Dataset items:

-- Opening Marker --

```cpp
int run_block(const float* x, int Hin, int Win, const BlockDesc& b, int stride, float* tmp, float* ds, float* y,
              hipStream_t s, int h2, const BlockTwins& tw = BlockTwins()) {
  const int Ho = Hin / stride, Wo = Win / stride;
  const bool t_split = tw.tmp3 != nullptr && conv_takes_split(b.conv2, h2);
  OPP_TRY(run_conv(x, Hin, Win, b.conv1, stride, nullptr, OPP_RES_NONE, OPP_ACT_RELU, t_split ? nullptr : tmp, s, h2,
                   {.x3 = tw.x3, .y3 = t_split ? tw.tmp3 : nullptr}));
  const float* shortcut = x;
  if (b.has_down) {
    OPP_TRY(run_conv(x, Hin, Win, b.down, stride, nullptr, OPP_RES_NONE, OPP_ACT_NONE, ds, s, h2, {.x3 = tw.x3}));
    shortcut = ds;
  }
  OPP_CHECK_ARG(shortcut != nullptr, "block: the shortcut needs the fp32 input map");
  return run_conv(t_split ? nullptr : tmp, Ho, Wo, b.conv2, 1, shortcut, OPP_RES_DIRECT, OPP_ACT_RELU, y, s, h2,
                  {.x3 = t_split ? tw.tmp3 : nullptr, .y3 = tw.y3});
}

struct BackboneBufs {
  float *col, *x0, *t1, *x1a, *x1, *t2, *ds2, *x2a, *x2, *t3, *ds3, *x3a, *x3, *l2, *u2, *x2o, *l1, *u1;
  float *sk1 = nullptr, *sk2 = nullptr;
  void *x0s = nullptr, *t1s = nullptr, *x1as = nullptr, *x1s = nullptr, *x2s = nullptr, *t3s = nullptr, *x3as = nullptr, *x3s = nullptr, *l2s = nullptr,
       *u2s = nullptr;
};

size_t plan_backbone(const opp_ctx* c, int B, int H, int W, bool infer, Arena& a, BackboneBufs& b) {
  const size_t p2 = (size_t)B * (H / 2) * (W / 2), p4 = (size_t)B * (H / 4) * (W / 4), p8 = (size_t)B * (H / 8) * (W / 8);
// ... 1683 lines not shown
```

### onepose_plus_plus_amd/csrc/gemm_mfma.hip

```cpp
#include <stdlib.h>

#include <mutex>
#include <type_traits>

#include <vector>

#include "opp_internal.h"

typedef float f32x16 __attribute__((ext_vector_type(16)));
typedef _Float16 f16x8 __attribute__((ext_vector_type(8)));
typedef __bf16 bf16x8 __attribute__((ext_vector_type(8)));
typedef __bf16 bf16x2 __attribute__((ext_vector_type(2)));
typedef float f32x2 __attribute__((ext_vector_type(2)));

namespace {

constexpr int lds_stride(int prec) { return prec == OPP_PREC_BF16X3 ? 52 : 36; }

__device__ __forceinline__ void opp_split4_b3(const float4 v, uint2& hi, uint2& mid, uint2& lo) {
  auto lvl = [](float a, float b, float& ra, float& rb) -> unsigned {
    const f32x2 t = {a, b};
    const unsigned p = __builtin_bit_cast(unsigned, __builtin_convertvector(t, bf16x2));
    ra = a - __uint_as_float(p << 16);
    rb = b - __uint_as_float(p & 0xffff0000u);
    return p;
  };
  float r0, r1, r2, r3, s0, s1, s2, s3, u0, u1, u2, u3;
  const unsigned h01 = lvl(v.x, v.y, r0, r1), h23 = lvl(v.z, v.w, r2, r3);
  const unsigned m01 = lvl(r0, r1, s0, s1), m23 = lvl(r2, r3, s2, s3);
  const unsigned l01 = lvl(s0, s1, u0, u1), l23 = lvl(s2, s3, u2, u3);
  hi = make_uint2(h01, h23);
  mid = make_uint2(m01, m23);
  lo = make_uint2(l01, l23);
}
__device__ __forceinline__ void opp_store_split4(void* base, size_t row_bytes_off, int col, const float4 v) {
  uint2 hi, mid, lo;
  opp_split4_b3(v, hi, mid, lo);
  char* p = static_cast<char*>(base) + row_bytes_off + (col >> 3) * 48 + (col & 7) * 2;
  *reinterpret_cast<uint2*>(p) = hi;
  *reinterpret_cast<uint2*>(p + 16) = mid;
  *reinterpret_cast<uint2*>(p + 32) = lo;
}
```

-- Closing Marker --
-- Opening Marker --

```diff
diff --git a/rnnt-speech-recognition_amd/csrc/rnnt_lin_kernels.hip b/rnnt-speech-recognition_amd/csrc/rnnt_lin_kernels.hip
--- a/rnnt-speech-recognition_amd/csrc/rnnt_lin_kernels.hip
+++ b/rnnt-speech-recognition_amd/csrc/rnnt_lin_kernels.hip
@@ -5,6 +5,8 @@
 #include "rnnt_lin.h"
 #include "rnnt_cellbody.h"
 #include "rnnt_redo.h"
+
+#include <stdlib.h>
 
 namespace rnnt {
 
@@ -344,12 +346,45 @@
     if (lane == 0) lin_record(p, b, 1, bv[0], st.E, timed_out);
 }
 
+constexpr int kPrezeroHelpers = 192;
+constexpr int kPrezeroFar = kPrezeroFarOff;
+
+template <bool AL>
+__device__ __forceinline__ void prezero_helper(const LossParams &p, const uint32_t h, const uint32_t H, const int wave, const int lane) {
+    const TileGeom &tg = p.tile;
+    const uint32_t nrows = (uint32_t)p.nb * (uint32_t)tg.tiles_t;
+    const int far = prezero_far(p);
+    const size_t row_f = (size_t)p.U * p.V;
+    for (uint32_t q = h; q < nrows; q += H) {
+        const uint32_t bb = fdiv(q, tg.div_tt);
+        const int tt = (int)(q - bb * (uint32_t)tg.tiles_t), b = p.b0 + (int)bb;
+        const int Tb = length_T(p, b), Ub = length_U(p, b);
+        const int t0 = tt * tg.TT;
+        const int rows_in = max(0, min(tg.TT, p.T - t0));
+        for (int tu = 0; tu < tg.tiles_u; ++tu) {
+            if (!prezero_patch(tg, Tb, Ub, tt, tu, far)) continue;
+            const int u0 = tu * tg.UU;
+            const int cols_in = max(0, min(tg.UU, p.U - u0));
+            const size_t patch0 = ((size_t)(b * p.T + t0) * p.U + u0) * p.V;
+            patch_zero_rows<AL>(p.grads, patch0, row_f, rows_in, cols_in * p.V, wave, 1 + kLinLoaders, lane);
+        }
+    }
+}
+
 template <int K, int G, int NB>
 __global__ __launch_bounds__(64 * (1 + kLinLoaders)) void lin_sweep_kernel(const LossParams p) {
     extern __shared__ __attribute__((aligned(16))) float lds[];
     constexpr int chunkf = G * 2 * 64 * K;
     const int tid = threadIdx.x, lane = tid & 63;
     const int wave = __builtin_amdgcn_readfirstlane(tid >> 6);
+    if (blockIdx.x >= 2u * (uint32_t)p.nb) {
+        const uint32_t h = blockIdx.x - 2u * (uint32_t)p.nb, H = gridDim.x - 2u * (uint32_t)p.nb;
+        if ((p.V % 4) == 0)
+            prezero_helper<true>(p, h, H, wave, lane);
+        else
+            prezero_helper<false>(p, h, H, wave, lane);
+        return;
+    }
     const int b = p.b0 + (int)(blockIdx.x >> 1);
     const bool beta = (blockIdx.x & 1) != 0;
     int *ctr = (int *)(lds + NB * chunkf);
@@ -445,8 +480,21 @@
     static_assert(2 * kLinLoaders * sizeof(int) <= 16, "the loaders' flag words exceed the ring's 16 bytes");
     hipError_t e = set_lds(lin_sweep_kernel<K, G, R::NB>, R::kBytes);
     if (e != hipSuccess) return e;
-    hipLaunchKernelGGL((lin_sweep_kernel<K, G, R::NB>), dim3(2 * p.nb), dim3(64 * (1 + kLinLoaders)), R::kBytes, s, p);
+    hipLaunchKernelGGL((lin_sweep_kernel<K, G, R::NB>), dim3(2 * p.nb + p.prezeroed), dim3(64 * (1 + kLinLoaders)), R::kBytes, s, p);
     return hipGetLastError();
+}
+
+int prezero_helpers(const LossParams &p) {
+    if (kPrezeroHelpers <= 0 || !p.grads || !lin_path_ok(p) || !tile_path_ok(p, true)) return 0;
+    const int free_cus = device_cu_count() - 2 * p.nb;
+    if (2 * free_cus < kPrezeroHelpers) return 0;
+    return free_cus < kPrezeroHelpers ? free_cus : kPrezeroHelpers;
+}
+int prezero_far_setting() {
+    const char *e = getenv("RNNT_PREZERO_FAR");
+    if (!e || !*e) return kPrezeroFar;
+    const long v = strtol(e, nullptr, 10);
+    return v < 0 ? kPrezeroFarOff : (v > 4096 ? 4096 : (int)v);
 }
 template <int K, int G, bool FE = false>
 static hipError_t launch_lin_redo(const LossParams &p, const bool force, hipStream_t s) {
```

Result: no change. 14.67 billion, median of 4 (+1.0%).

-- Closing Marker --
-- Opening Marker --

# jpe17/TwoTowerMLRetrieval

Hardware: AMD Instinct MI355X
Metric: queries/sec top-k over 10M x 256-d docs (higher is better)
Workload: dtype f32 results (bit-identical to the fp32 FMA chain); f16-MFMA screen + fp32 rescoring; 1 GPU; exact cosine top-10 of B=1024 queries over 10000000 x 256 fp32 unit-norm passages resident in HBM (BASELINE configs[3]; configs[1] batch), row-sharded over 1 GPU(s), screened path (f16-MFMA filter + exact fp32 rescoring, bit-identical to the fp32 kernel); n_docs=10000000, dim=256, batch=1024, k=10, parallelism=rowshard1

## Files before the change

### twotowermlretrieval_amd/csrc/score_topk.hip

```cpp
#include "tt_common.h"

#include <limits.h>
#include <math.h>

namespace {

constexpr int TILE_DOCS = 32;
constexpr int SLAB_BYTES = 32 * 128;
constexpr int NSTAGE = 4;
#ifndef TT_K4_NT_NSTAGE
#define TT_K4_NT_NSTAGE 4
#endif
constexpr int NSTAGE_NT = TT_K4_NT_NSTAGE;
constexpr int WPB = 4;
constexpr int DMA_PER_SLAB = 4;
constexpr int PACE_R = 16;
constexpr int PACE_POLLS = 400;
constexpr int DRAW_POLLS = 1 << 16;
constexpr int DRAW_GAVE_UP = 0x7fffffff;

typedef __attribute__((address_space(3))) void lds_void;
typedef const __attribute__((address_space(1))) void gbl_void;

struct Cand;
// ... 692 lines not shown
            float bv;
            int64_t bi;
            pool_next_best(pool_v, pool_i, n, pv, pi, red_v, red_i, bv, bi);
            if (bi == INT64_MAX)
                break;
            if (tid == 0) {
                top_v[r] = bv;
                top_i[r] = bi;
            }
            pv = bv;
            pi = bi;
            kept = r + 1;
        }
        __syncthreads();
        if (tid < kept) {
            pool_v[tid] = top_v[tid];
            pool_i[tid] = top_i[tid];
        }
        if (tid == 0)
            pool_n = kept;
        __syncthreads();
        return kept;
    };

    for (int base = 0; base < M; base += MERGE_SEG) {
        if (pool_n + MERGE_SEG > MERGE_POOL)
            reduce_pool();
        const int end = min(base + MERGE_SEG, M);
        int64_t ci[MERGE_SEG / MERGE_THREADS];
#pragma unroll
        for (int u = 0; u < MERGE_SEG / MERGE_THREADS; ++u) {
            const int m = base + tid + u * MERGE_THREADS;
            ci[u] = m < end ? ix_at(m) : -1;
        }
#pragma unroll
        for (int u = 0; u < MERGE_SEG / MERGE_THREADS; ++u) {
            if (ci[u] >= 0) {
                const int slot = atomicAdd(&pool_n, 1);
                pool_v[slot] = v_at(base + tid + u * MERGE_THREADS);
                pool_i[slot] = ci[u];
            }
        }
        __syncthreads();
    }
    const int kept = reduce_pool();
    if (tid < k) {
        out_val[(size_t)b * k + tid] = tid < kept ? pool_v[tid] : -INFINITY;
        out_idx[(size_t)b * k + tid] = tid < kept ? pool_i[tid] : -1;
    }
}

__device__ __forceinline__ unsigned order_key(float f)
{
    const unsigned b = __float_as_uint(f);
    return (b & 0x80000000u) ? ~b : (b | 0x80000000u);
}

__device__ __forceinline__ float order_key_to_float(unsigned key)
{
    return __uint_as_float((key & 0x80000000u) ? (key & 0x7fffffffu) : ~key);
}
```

-- Closing Marker --

→ Problem statement
Your answer must be a copy of every line in the data above that holds the string "csrc".

→ Finished task
### onepose_plus_plus_amd/csrc/gemm_mfma.hip
diff --git a/rnnt-speech-recognition_amd/csrc/rnnt_lin_kernels.hip b/rnnt-speech-recognition_amd/csrc/rnnt_lin_kernels.hip
--- a/rnnt-speech-recognition_amd/csrc/rnnt_lin_kernels.hip
+++ b/rnnt-speech-recognition_amd/csrc/rnnt_lin_kernels.hip
### twotowermlretrieval_amd/csrc/score_topk.hip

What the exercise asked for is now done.